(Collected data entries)
____
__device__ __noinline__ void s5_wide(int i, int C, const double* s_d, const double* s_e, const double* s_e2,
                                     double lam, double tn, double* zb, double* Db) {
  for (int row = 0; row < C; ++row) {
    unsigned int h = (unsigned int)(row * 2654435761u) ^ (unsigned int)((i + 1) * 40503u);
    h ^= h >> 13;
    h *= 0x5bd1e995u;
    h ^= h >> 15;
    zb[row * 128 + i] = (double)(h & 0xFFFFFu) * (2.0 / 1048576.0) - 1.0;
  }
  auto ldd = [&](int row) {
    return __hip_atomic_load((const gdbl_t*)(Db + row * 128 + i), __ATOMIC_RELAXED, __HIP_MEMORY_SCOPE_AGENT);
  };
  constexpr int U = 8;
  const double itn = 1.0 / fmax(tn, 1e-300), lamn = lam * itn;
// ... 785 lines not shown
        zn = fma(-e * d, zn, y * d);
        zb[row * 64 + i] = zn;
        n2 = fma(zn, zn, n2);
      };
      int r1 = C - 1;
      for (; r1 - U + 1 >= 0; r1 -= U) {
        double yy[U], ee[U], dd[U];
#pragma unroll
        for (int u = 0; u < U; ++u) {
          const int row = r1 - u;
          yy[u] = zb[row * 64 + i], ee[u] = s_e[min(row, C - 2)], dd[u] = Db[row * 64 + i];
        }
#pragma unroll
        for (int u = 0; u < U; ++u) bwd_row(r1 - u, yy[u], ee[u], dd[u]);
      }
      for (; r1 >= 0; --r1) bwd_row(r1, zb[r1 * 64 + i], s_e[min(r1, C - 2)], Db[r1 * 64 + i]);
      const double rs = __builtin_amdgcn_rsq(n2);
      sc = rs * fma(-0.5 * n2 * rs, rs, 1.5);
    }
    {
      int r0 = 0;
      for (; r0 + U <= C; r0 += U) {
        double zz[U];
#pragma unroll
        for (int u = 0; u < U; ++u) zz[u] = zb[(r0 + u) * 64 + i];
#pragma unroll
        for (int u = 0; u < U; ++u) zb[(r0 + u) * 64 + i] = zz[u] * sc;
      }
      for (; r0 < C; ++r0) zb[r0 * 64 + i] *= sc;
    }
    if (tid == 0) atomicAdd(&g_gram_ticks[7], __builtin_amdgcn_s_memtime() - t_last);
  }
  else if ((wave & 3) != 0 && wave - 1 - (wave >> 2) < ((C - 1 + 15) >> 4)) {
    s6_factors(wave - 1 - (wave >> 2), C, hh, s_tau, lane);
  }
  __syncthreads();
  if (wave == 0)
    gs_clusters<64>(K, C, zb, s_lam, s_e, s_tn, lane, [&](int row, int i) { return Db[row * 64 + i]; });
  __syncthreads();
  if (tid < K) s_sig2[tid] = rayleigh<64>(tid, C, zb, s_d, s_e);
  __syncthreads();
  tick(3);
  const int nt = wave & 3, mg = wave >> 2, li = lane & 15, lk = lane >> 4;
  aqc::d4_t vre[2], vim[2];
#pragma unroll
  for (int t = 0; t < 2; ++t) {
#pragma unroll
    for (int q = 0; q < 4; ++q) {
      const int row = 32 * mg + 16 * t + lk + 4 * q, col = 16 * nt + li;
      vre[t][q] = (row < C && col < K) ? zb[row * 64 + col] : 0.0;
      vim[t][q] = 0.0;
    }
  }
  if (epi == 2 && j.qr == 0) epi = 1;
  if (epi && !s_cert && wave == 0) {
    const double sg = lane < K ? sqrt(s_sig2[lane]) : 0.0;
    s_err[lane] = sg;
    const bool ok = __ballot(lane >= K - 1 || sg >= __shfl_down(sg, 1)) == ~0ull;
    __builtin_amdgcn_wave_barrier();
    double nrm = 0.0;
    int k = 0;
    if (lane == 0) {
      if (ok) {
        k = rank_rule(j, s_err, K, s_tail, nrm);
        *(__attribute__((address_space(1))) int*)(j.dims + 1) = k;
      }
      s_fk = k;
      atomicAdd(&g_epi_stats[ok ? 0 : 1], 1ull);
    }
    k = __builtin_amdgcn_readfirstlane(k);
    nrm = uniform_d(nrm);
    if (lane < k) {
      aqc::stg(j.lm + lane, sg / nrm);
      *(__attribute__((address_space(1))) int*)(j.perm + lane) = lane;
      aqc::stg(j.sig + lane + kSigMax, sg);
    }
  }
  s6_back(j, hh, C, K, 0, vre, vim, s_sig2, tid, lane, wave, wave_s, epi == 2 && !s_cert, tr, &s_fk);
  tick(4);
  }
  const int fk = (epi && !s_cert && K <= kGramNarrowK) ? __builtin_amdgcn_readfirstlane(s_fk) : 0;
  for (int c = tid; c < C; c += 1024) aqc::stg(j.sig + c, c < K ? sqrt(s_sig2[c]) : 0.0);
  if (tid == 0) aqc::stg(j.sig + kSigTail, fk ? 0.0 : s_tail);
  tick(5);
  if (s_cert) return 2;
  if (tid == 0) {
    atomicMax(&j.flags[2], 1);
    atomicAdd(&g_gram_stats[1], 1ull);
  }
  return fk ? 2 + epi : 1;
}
____
About this task:
Word for word, restate the lines of the data above that fall between the line holding "for (int u = 0; u < U; ++u) bwd_row(r1" and the line holding "if (epi && !s_cert", inclusive, and no other lines.

Exercise solution:
        for (int u = 0; u < U; ++u) bwd_row(r1 - u, yy[u], ee[u], dd[u]);
      }
      for (; r1 >= 0; --r1) bwd_row(r1, zb[r1 * 64 + i], s_e[min(r1, C - 2)], Db[r1 * 64 + i]);
      const double rs = __builtin_amdgcn_rsq(n2);
      sc = rs * fma(-0.5 * n2 * rs, rs, 1.5);
    }
    {
      int r0 = 0;
      for (; r0 + U <= C; r0 += U) {
        double zz[U];
#pragma unroll
        for (int u = 0; u < U; ++u) zz[u] = zb[(r0 + u) * 64 + i];
#pragma unroll
        for (int u = 0; u < U; ++u) zb[(r0 + u) * 64 + i] = zz[u] * sc;
      }
      for (; r0 < C; ++r0) zb[r0 * 64 + i] *= sc;
    }
    if (tid == 0) atomicAdd(&g_gram_ticks[7], __builtin_amdgcn_s_memtime() - t_last);
  }
  else if ((wave & 3) != 0 && wave - 1 - (wave >> 2) < ((C - 1 + 15) >> 4)) {
    s6_factors(wave - 1 - (wave >> 2), C, hh, s_tau, lane);
  }
  __syncthreads();
  if (wave == 0)
    gs_clusters<64>(K, C, zb, s_lam, s_e, s_tn, lane, [&](int row, int i) { return Db[row * 64 + i]; });
  __syncthreads();
  if (tid < K) s_sig2[tid] = rayleigh<64>(tid, C, zb, s_d, s_e);
  __syncthreads();
  tick(3);
  const int nt = wave & 3, mg = wave >> 2, li = lane & 15, lk = lane >> 4;
  aqc::d4_t vre[2], vim[2];
#pragma unroll
  for (int t = 0; t < 2; ++t) {
#pragma unroll
    for (int q = 0; q < 4; ++q) {
      const int row = 32 * mg + 16 * t + lk + 4 * q, col = 16 * nt + li;
      vre[t][q] = (row < C && col < K) ? zb[row * 64 + col] : 0.0;
      vim[t][q] = 0.0;
    }
  }
  if (epi == 2 && j.qr == 0) epi = 1;
  if (epi && !s_cert && wave == 0) {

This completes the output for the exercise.